Just an opinion (and that is about all it
is) about why a set of VG MIGHT give some benefit.
Ed
From: Rotary motors in aircraft
[mailto:flyrotary@lancaironline.net] On
Behalf Of Mike Wills
Sent: Sunday, September 20, 2009
12:01 PM
To: Rotary
motors in aircraft
Subject: [FlyRotary] Re: Another
mixed day / Cooling experiments
I'm with you on the VGs. If your cowl flap didnt create
enough negative pressure to acheive the desired results I dont see VGs being
more effective. I dont recall ever seeing VGs used on any sort of factory built
airplane for this sort of problem and I'd think if it were that simple the
manufacturers would be doing it.
----- Original Message -----
Sent: Sunday, September
20, 2009 6:03 AM
Subject: [FlyRotary] Re:
Another mixed day / Cooling experiments
"It IS seeping from the filter seal and NOT the two hose
connections...no doubt on this. "
Just from observing many rotary installation 'de-bugings' over the years
(including my own) I noticed that difficult to solve problems are almost always
caused by false assumptions.
It is possible to get several bad filters or two bad filter mounts but the
mathematical odds are staggeringly small.
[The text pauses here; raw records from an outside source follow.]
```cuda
template <bool REV, bool PAIR = false>
__device__ __forceinline__ void produce_phase(const FlatGeo& g, const float4* src, unsigned* counter, const TicketPlan tp,
                                              BulkRing& r, unsigned char* stage_base, RingPos& pos,
                                              const float4* src2 = nullptr) {
  const unsigned total = g.units;
  unsigned k = 0;
  auto fetch = [&]() -> unsigned {
    unsigned long long t;
    if (k < tp.nstatic)
      t = tp.first + static_cast<unsigned long long>(k) * tp.step;
    else
      t = static_cast<unsigned long long>(tp.dyn_base) + atomicAdd(counter, 1u);
    ++k;
    return t < total ? static_cast<unsigned>(t) : 0xffffffffu;
  };
  unsigned cur = fetch();
  unsigned nxt = (cur != 0xffffffffu) ? fetch() : 0xffffffffu;
  while (cur != 0xffffffffu) {
    const unsigned nxt2 = (nxt != 0xffffffffu) ? fetch() : 0xffffffffu;
    const unsigned u = REV ? total - 1u - cur : cur;
    const unsigned g0 = u * g.unit_stages;
    const unsigned g1 = min(g0 + g.unit_stages, g.n_stages);
    for (unsigned i = g0; i < g1; ++i) {
      const unsigned st = REV ? g1 - 1u - (i - g0) : i;
      const unsigned start = st * g.stage_v;
      const unsigned count = min(g.stage_v, g.total_v - start);
      mbar_wait(smem_u32(&r.empty[pos.slot]), pos.parity ^ 1u);
      r.meta[pos.slot].start = start;
      r.meta[pos.slot].count = count;
      r.meta[pos.slot].tag = 0u;
      const unsigned bar = smem_u32(&r.full[pos.slot]);
      mbar_arrive_expect_tx(bar, PAIR ? count * 32u : count * 16u);
      bulk_load(smem_u32(stage_base + pos.slot * kStageBytes), src + start, count * 16u, bar);
      if (PAIR) bulk_load(smem_u32(stage_base + pos.slot * kStageBytes + kPairOffset), src2 + start, count * 16u, bar);
      pos.next();
    }
    cur = nxt;
    nxt = nxt2;
  }
  mbar_wait(smem_u32(&r.empty[pos.slot]), pos.parity ^ 1u);
  r.meta[pos.slot].start = 0u;
  r.meta[pos.slot].count = 0u;
  mbar_arrive(smem_u32(&r.full[pos.slot]));
  pos.next();
}

struct RowsGeo {
  unsigned rows, row_v;
  unsigned stages_per_row;
  unsigned units_per_row;
};

__device__ __forceinline__ RowsGeo half_rows(const FlatGeo& h, const RowsGeo& rg) {
  RowsGeo r = rg;
  r.stages_per_row = (rg.row_v + h.stage_v - 1u) / h.stage_v;
  r.units_per_row = (r.stages_per_row + h.unit_stages - 1u) / h.unit_stages;
  return r;
}

template <bool REV, bool PAIR = false>
__device__ __forceinline__ void produce_rows_phase(const FlatGeo& g, const RowsGeo& rg, const float4* src, unsigned* counter,
                                                   const TicketPlan tp, BulkRing& r, unsigned char* stage_base, RingPos& pos,
                                                   const float4* src2 = nullptr) {
  const unsigned total = g.units;
  unsigned k = 0;
  auto fetch = [&]() -> unsigned {
    unsigned long long t;
    if (k < tp.nstatic)
      t = tp.first + static_cast<unsigned long long>(k) * tp.step;
    else
      t = static_cast<unsigned long long>(tp.dyn_base) + atomicAdd(counter, 1u);
    ++k;
    return t < total ? static_cast<unsigned>(t) : 0xffffffffu;
  };
  unsigned cur = fetch();
  unsigned nxt = (cur != 0xffffffffu) ? fetch() : 0xffffffffu;
  while (cur != 0xffffffffu) {
    const unsigned nxt2 = (nxt != 0xffffffffu) ? fetch() : 0xffffffffu;
    const unsigned u = REV ? total - 1u - cur : cur;
    const unsigned row = u / rg.units_per_row;
    const unsigned part = u - row * rg.units_per_row;
    const unsigned s0 = part * g.unit_stages;
    const unsigned s1 = min(s0 + g.unit_stages, rg.stages_per_row);
    for (unsigned i = s0; i < s1; ++i) {
      const unsigned st = REV ? s1 - 1u - (i - s0) : i;
      const unsigned off = st * g.stage_v;
      const unsigned start = row * rg.row_v + off;
      const unsigned count = min(g.stage_v, rg.row_v - off);
      mbar_wait(smem_u32(&r.empty[pos.slot]), pos.parity ^ 1u);
      r.meta[pos.slot].start = start;
      r.meta[pos.slot].count = count;
      r.meta[pos.slot].tag = row | (i + 1u == s1 ? 0x80000000u : 0u);
      const unsigned bar = smem_u32(&r.full[pos.slot]);
      mbar_arrive_expect_tx(bar, PAIR ? count * 32u : count * 16u);
      bulk_load(smem_u32(stage_base + pos.slot * kStageBytes), src + start, count * 16u, bar);
      if (PAIR) bulk_load(smem_u32(stage_base + pos.slot * kStageBytes + kPairOffset), src2 + start, count * 16u, bar);
      pos.next();
    }
    cur = nxt;
    nxt = nxt2;
  }
  mbar_wait(smem_u32(&r.empty[pos.slot]), pos.parity ^ 1u);
  r.meta[pos.slot].start = 0u;
  r.meta[pos.slot].count = 0u;
  r.meta[pos.slot].tag = 0u;
  mbar_arrive(smem_u32(&r.full[pos.slot]));
  pos.next();
// ... 272 lines not shown
```

cnn-quantization_b200/csrc/fq_cl.cuh:

```cuda
#pragma once

namespace fqb {

__device__ __forceinline__ unsigned enc_ordered(float x) {
  const unsigned b = __float_as_uint(x);
  return (b & 0x80000000u) ? ~b : (b | 0x80000000u);
}
__device__ __forceinline__ float dec_ordered(unsigned e) {
  return __uint_as_float((e & 0x80000000u) ? (e & 0x7fffffffu) : ~e);
}

constexpr unsigned kAccU = 2u * kMaxNhwcChannels;
constexpr unsigned kAccD = 3u * kMaxNhwcChannels;

struct ClView {
  unsigned* amin_inv;
  unsigned* amax;
  double* asum;
  double* asq;
  double* aabs;
};
__device__ __forceinline__ ClView cl_view(const FusedArgs& A, unsigned bank) {
  ClView v;
  v.amin_inv = A.amin_inv + bank * kAccU;
// ... 553 lines not shown
  cl_combine_add_f64(cx.cbuf, g.cv, g.stride, s2.sa, acc.aabs + rb, s2.sa, nullptr, s2.sa, nullptr);
}

template <int LEAF, bool HIST>
__device__ __noinline__ void cl_phase_apply(const FusedArgs& A, ClCtx& cx, const LeafParam (&lp)[4], unsigned* hist) {
  const FlatGeo& g = *cx.g;
  const unsigned t = threadIdx.x;
  if (HIST) {
    for (unsigned i = t; i < kHistWords; i += kConsumers) hist[i] = 0u;
    consumer_sync();
  }
  ClApply<LEAF, HIST> ap{A, hist};
  ap.init(cx.c0, cx.active, lp);
  RingPos pos = cx.pos;
  if (A.pool.tiles) {
    if (A.pool.kind == 3u)
      consume_pool3_phase(g, A.pool, *cx.ring, cx.stages, pos, ap);
    else
      consume_pool_phase(g, A.pool, *cx.ring, cx.stages, pos, ap);
  } else if (A.residual) {
    const FlatGeo h = half_geo(g);
    consume_pair_phase(h, *cx.ring, cx.stages, pos, ap);
  } else {
    consume_phase(g, *cx.ring, cx.stages, pos, ap);
  }
  cx.pos = pos;
  if (HIST) {
    consumer_sync();
    const unsigned bins = static_cast<unsigned>(A.hist_bins);
    const unsigned copies = max(1u, min(static_cast<unsigned>(kWarps), kHistWords / bins));
    for (unsigned b = t; b < bins; b += kConsumers) {
      unsigned long long cnt = 0;
      for (unsigned w = 0; w < copies; ++w) cnt += hist[w * bins + b];
      if (cnt) atomicAdd(A.hist + b, cnt);
    }
    if (LEAF == FQB200_LEAF_MIDTREAD && A.hist_clamped && cx.active) {
#pragma unroll
      for (int i = 0; i < 4; ++i) {
        if (ap.nlo[i]) atomicAdd(A.hist_clamped + 2u * (cx.c0 + i), static_cast<unsigned long long>(ap.nlo[i]));
        if (ap.nhi[i]) atomicAdd(A.hist_clamped + 2u * (cx.c0 + i) + 1u, static_cast<unsigned long long>(ap.nhi[i]));
      }
    }
  }
}

constexpr unsigned kClStagingBytes = 4u * kConsumers * 8u;
constexpr unsigned kClTableChannels = 1024;
constexpr unsigned kClCombineBytes = kClStagingBytes + kClTableChannels * 4u;

template <int LEAF, bool DEV, bool HIST>
__global__ void __launch_bounds__(kBulkThreads, kBulkCtasPerSm) fq_cl_kernel(const __grid_constant__ FusedArgs A) {
  extern __shared__ __align__(128) unsigned char fq_dyn[];
  unsigned char* stages = fq_dyn;
  unsigned char* cbuf = fq_dyn + kStages * kStageBytes;
  float* tab_mean = reinterpret_cast<float*>(cbuf + kClStagingBytes);
  unsigned* hist = reinterpret_cast<unsigned*>(stages + (kStages - 1) * kStageBytes);
  __shared__ BulkRing ring;
  __shared__ LeaderSmem lsm;
  __shared__ alignas(8) unsigned long long solver_done;
  const FlatGeo& g = A.flat;
  const unsigned C = g.channels, cv = g.cv;
  const unsigned launch = ld_ws(&A.sync->launch_count);
  const unsigned bank = launch & 1u;
  const unsigned tag = launch + 1u;
  const bool alloc = (LEAF == FQB200_LEAF_MIDTREAD) || (A.bit_alloc && A.num_bits <= 4);
  const bool aux_needs_b = alloc && LEAF != FQB200_LEAF_MIDTREAD && A.prior == FQB200_PRIOR_B;
  const bool solver_in_s2 = alloc && !aux_needs_b && DEV && gridDim.x > 1u;
  __shared__ alignas(8) unsigned long long phase_go[2];
  if (threadIdx.x == 0) {
    mbar_init(smem_u32(&solver_done), 1u);
    mbar_init(smem_u32(&phase_go[0]), 1u);
    mbar_init(smem_u32(&phase_go[1]), 1u);
  }
  const unsigned nstages = HIST ? kStages - 1u : kStages;
  ring_init(ring, nstages);

  if (threadIdx.x >= kConsumers) {
    if (threadIdx.x == kConsumers) {
      RingPos pos;
      pos.init(nstages);
      const float4* src = reinterpret_cast<const float4*>(A.in);
      const TicketPlan all = {2u, blockIdx.x, gridDim.x, 2u * gridDim.x};
      const TicketPlan no0 = {blockIdx.x == 0 ? 0u : 2u, blockIdx.x - 1u, gridDim.x - 1u, 2u * (gridDim.x - 1u)};
      produce_phase<false>(g, src, &A.sync->unit_counter[0], all, ring, stages, pos);
      if (DEV) {
        mbar_wait(smem_u32(&phase_go[0]), 0u);
        if (solver_in_s2 && blockIdx.x == 0) mbar_wait(smem_u32(&solver_done), 0u);
        produce_phase<true>(g, src, &A.sync->unit_counter[1], solver_in_s2 ? no0 : all, ring, stages, pos);
      }
      if (!A.stats_only) {
        mbar_wait(smem_u32(&phase_go[1]), 0u);
        if (A.pool.tiles && A.pool.kind == 3u)
          produce_pool3_phase(g, A.pool, src, &A.sync->unit_counter[2], all, ring, stages, pos);
        else if (A.pool.tiles)
          produce_pool_phase(g, A.pool, src, &A.sync->unit_counter[2], all, ring, stages, pos);
        else if (A.residual)
          produce_phase<!DEV, true>(half_geo(g), src, &A.sync->unit_counter[2], all, ring, stages, pos,
                                    reinterpret_cast<const float4*>(A.residual));
        else
          produce_phase<!DEV>(g, src, &A.sync->unit_counter[2], all, ring, stages, pos);
      }
    }
    return;
  }

  const unsigned t = threadIdx.x;
  const bool active = t < g.stride;
  const bool direct = cv == g.stride;
  const unsigned col = active ? t % cv : 0u;
  const unsigned c0 = 4u * col;
  const double n = A.n_per_group;
  const ClView acc = cl_view(A, bank);
  const unsigned rep = A.nhwc_rep;
  const unsigned rep_base = (blockIdx.x % rep) * C;
  unsigned epoch = 0;
  if (blockIdx.x == 0) stamp(A, 0);

  if (blockIdx.x == gridDim.x - 1u) {
    const ClView other = cl_view(A, bank ^ 1u);
    uint4* zu = reinterpret_cast<uint4*>(other.amin_inv);
    uint4* zd = reinterpret_cast<uint4*>(other.asum);
    const uint4 z = make_uint4(0u, 0u, 0u, 0u);
    for (unsigned i = t; i < kAccU / 4u; i += kConsumers) zu[i] = z;
    for (unsigned i = t; i < kAccD / 2u; i += kConsumers) zd[i] = z;
  }

  ClCtx cx;
  cx.g = &g;
  cx.ring = &ring;
  cx.stages = stages;
  cx.cbuf = cbuf;
  cx.pos.init(nstages);
  cx.acc = acc;
  cx.rep_base = rep_base;
  cx.c0 = c0;
  cx.active = active;
  float kshift[4];
  cl_phase_s1(A, cx, kshift);
  if (t == 0) mbar_arrive(smem_u32(&phase_go[DEV ? 0 : 1]));
  if (blockIdx.x == 0) stamp(A, 1);
  grid_barrier_cl(A.sync, epoch);
  if (blockIdx.x == 0) stamp(A, 4);

  float mean[4];
  if (direct) {
#pragma unroll
    for (int i = 0; i < 4; ++i)
      mean[i] = static_cast<float>(cl_mean(acc, rep, C, c0 + i, kshift[i], (A.bias && active) ? __ldg(A.bias + c0 + i) : 0.f, n));
  } else {
    for (unsigned c = t; c < C; c += kConsumers)
      tab_mean[c] = static_cast<float>(cl_mean(acc, rep, C, c, ld_tensor(A.in + c), A.bias ? __ldg(A.bias + c) : 0.f, n));
    consumer_sync();
#pragma unroll
    for (int i = 0; i < 4; ++i) mean[i] = tab_mean[c0 + i];
  }

  if (alloc && !aux_needs_b && blockIdx.x == 0) {
    cl_solve_aux(A, acc, lsm, tag, false, !solver_in_s2);
    stamp(A, 12);
    if (t == 0) mbar_arrive(smem_u32(&solver_done));
  }

  if constexpr (DEV) {
    cl_phase_s2(A, cx, mean);
    if (t == 0) mbar_arrive(smem_u32(&phase_go[1]));
    if (blockIdx.x == 0) stamp(A, 5);
    grid_barrier_cl(A.sync, epoch);
    if (blockIdx.x == 0) stamp(A, 8);
    if (aux_needs_b && blockIdx.x == 0) cl_solve_aux(A, acc, lsm, tag, true, true);
  }
  if (alloc && !solver_in_s2) {
    if (t == 0)
      while (ld_acquire_u32(&A.sync->aux_ready) != tag) __nanosleep(40);
    consumer_sync();
  }

  LeafParam lp[4];
  const bool do_export = A.out_stats != nullptr && blockIdx.x == 0;
  if (direct) {
#pragma unroll
    for (int i = 0; i < 4; ++i) lp[i] = cl_channel_param<LEAF, DEV>(A, acc, rep, C, c0 + i, mean[i], n, alloc, do_export && active);
  } else {
    LeafParam* tab_lp = reinterpret_cast<LeafParam*>(cbuf);
// ... 612 lines not shown
```

cnn-quantization_b200/csrc/fqb200.cu:

```cuda
#include <cuda_runtime.h>
#include <math.h>
#include <stdint.h>
#include <stdio.h>
#include <stdlib.h>
#include <string.h>

#include "../../include/fqb200.h"
#include "fq_device.cuh"
#include "fq_bulk.cuh"

namespace fqb {

__constant__ float kGaus[9] = {0.f, 1.24f, 1.71f, 2.15f, 2.55f, 2.93f, 3.28f, 3.61f, 3.92f};
__constant__ float kGausPos[9] = {0.f, 1.71f, 2.15f, 2.55f, 2.93f, 3.28f, 3.61f, 3.92f, 4.2f};
__constant__ float kLaplace[9] = {1.05f, 1.86f, 2.83f, 3.89f, 5.03f, 6.2f, 7.41f, 8.64f, 9.89f};
__constant__ float kLaplacePos[9] = {1.86f, 2.83f, 3.89f, 5.02f, 6.2f, 7.41f, 8.64f, 9.89f, 11.16f};
constexpr int kTable = 101;
__constant__ double kOmegaTable[kTable];
__constant__ double kAlphaTable[kTable];

enum : int { FLAG_PASSTHROUGH = 1, FLAG_TRUE_ZERO = 2, FLAG_RELU = 4 };

struct alignas(16) LeafParam {
  float a, b, c;
// ... 1380 lines not shown

struct Plan {
  fqb::Geometry geo;
  fqb::FlatGeo flat;
  int vec;
  int mode;
  int grid;
};

constexpr uint64_t kUnitsPerCta = 8;

int make_plan(int64_t outer, int64_t groups, int64_t inner, bool can_vec, bool allow_bundle, int max_ctas, Plan* pl) {
  if (outer <= 0 || groups <= 0 || inner <= 0) return fail(FQB200_ERR_INVALID, "non-positive tensor extent%s");
  if (groups > 0x3fffffffLL || outer > 0x7fffffffLL || inner > 0x7fffffffLL * 4LL)
    return fail(FQB200_ERR_UNSUPPORTED, "tensor extent exceeds 2^31%s");
  int vec = (can_vec && inner % 4 == 0) ? 4 : 1;
  int mode = vec;
  uint64_t bundle = 1;
  if (vec == 1 && can_vec && allow_bundle && inner >= 4) {
    const uint64_t b = (inner % 2 == 0) ? 2 : 4;
    const uint64_t row_v = b * static_cast<uint64_t>(inner) / 4;
    if (groups % b == 0 && row_v <= static_cast<uint64_t>(fqb::kThreads)) {
      bundle = b;
      vec = 4;
      mode = 8;
    }
  }
  const uint64_t G = static_cast<uint64_t>(groups) / bundle;
  const uint64_t inner_v = bundle * static_cast<uint64_t>(inner) / vec;
  if (inner_v > 0xffffffffULL) return fail(FQB200_ERR_UNSUPPORTED, "row too long%s");
  const uint64_t stride = (mode == 8) ? (fqb::kThreads / inner_v) * inner_v : fqb::kThreads;
  const uint64_t group_v = static_cast<uint64_t>(outer) * inner_v;
  const uint64_t total_v = group_v * G;
  if (total_v >= (1ULL << 32)) return fail(FQB200_ERR_UNSUPPORTED, "tensors of 2^32 vectors (64 GB) and more are not supported%s");
  const uint64_t ctas = static_cast<uint64_t>(max_ctas);
  const uint64_t min_unit_v = static_cast<uint64_t>(fqb::kRingDepth) * stride;
  uint64_t parts = (kUnitsPerCta * ctas + G - 1) / G;
  const uint64_t max_parts = group_v / min_unit_v > 0 ? group_v / min_unit_v : 1;
  if (parts > max_parts) parts = max_parts;
  if (parts < 1) parts = 1;
  while ((group_v + parts - 1) / parts >= 0x7fffffffULL) ++parts;
  uint64_t part_v = (group_v + parts - 1) / parts;
  if (mode == 8) part_v = (part_v + inner_v - 1) / inner_v * inner_v;
  parts = (group_v + part_v - 1) / part_v;
  if (parts * G >= 0xfffffff0ULL) return fail(FQB200_ERR_UNSUPPORTED, "too many work units%s");
  const uint64_t units = parts * G;
  unsigned lanes = 32;
  while (lanes > 1 && (static_cast<uint64_t>(fqb::kThreads / lanes) < static_cast<uint64_t>(groups) || (lanes >> 1) >= parts)) lanes >>= 1;
  fqb::Geometry& g = pl->geo;
  g.groups = static_cast<unsigned>(G);
  g.channels = static_cast<unsigned>(groups);
  g.bundle = static_cast<unsigned>(bundle);
  g.stride = static_cast<unsigned>(stride);
  g.parts = static_cast<unsigned>(parts);
  g.units = static_cast<unsigned>(units);
  g.inner_v = static_cast<unsigned>(inner_v);
  g.step_q = static_cast<unsigned>(stride / inner_v);
  g.step_r = static_cast<unsigned>(stride % inner_v);
  g.red_lanes = lanes;
  g.part_v = static_cast<unsigned>(part_v);
  g.group_v = group_v;
  g.row_pitch = G * inner_v;
  pl->vec = vec;
  pl->mode = mode;
  pl->grid = grid_for(units, ctas);
  return FQB200_OK;
}
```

You haven't offered your
test proofs as to why you know they are bad and leaking but if I were betting,
I'd put my money on something else. The assumptions about the wiring
might need examination as well.
This reminds me of an oil leak the Ed Anderson had. The oil was showing
up on the back side of one of his rads. There was an oil line running
very close (< 1" as I recall) to the rad so the assumption was made
that the oil line was leaking. Long story short, the oil leak was
actually coming from something at the opposite end of the engine. What
exactly was it Ed? It defied all logic in that it was not even close to
where it showed up and the oil was traveling against the assumed airflow under
the cowl.
Speaking of assumed airflow, my cooling experiments are blowing away all my own
assumptions. I kluged up the cowl flap I mentioned and fixed it in the
open position. The trailing edge of outlet is about 1 1/2 "
below where it was. The temperatures were down a little but not
near what I wanted. Only a little better than the big giant opening I
tried. At this point I was ready to conclude that the underside of the
airplane was bad place to put a cooling outlet. Keep
in mind that my working assumption is that the pressure under the cowl is too
high to allow good airflow through radiator and oil cooler. I had
installed a pressure probe under the cowl but forgot to look at the
reading. Figuring I might as well know how big a problem I had, I
made another flight to check the under cowl pressure. Duhh, almost
nothing! Checked the probe to make sure it was not blocked, pinched, etc,
and everything looked OK.
I need to check pressure in a few other spots to be sure about this.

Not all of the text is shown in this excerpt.